Ahmer’in  tek oyuncağı elindeki mızıkası. Ahmer is holding his 
only toy, his harmonica
(c)STL, Batman, 2015
Suriye’de 2011 yılında başlayan bu kriz tıpkı Osman’ın ailesinde olduğu gibi aslından en çok çocukları etkiledi. Geçen yıl 260 bin olan çocuk mülteci  sayısı, bu yıl 1 milyon 311 bini aştı. Komşu ülkelere sığınmak zorunda kalan bu çocukların yaklaşık 425 bini, 5 yaşından ufak. Tıpkı Ahmer gibi. 
Syria crisis, began in 2011, affected the children the most just like Osman’s family. Last years the number for children refugees of 260 thousand, this year increased to 1 million 311 thousand. Just like Ahmer, 425 thousand of all children who had to refuge in surrounding countries, are under 5.
Osman ve eşinin önceliği, çocuklarının güvenliğini sağlamak, sonra da onlar için yeni bir düzen kurabilmek. Çocuklarını sağ salim çatışma ortamından çıkarabildiklerine her gün şükrettiklerinden bahsediyorlar. Şanslı da sayılabilirler aslında çünkü Suriye’deki savaş 10 binden fazla çocuğun hayatını kaybetmesine sebep oldu. Suriyeli çocuklar sadece hayatlarını değil, geleceklerini de kaybediyorlar. Savaşmaya zorlanıyor, gözaltında tutuluyor, çocuk işçi olarak ağır işlerde çalışmak zorunda kalıyor ve eğitim haklarından mahrum ediliyorlar.
Osman and his wife’s priority is to provide the security for their children and to  establish a new life for them.
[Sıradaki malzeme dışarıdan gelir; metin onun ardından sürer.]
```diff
+template <int UNUSED = 0>
+__global__ __launch_bounds__(NTHR_W4, 1) void gemm_w4_band_kernel(Problem p, PlainA al, Epilogue e, int epi) {
+    __shared__ __attribute__((aligned(16))) char smem[LDS_W4];
+    int start, count, m0, n0;
+    xcd_chunk(p.tiles_m * p.tiles_n, blockIdx.x & 7, start, count);
+    wb_origin(p, start + (blockIdx.x >> 3), m0, n0);
+    wb_mainloop(p, al, smem, m0, n0, p.K / BK);
+    if (epi == YUME_EPI_RESID) wb_epilogue<YUME_EPI_RESID>(p, e, m0, n0, smem);
+    else wb_epilogue<YUME_EPI_BF16>(p, e, m0, n0, smem);
+}
+
+}
```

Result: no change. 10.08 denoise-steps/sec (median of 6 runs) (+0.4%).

They mentioned that they are grateful everyday for being able to remove their children the conflict zone. As a matter of fact, they could be considered luck since Syria War has caused 10 thousand children death. Syrian children are not only losing their lives, but also their future. They are taken in to custody, forced to fight and to work hard labor, while being deprived from the right of education.
Türkiye’de okula giden Arin 11 yaşında ve doktor olmak istiyor.Arin who is going to school is 11 and she wants to be a doctor. (c) STL, Batman, 2015
Osman okul çağındaki iki kızını okula gönderiyor. 7 yaşındaki Adile* ise bu sene başlayacak. Kafalarını sokabilecek bir çatı bulur bulmaz “okumazlarsa olmaz” deyip çocuklarını okula yazdırmışlar.  Türkiye’ye geleli 10 ay olmuş ama ufaklıklar şimdiden Türkçe konuşmaya başlamış, anne ve babalarına tercümanlık yapıyorlar. Arin okulunun eski okuluna benzediğini söylüyor.
“Ama eski okulumda daha çok arkadaşım vardı “ diye de ekliyor.
Two of Osman’s daughters are going to school. Adile, 7 years old, will start this year. Once they found a roof to live under, they signed up their children to school immediately. It’s been only 10 months since they arrived to Turkey, but the youngling started speaking Turkish already and are interpreting for their parents. Arin says that her current school looks like the one back home. 
“But I  had more friends at my old school“ she adds.
Mızıka çalmayı seven Ahmer ve doktor, öğretmen olmak isteyen kardeşleri henüz umut dolu.  Oysa onların sahip olduğunun aksine, savaş en çok umutları yok ediyor, bittiğinde ise geride travma ve öfke kalıyor.

Suriye’deki krizin sona ermesi için çabalamak bir yana belki en büyük mücadele savaşın mağduru olan bu çocukların “yeniden gelecekten umudu olan bir nesil“ olmaları için verilmeli. Aksi halde geçim sıkıntısında boğulan,  geleceklerini hayal etmeyen, öfkeye yenik düşmüş nesiller, savaşın geride bıraktığı izler olarak tarihte yeni roller alacak. 
Harmonica player Ahmer and her other siblings who wants to be doctors and teachers are full of hope. Instead of what they currently have, the war destroys hope and leaves over only anger and trauma.
Aside from the efforts to end the crisis in Syria, perhaps the biggest challenge battle needs to be given to the children of war for them to be a generation with hopes of future. Otherwise new roles will be added to the history at the time of war with a generation who are drowning in financial troubles, does not dream of the future and succumbed to rage.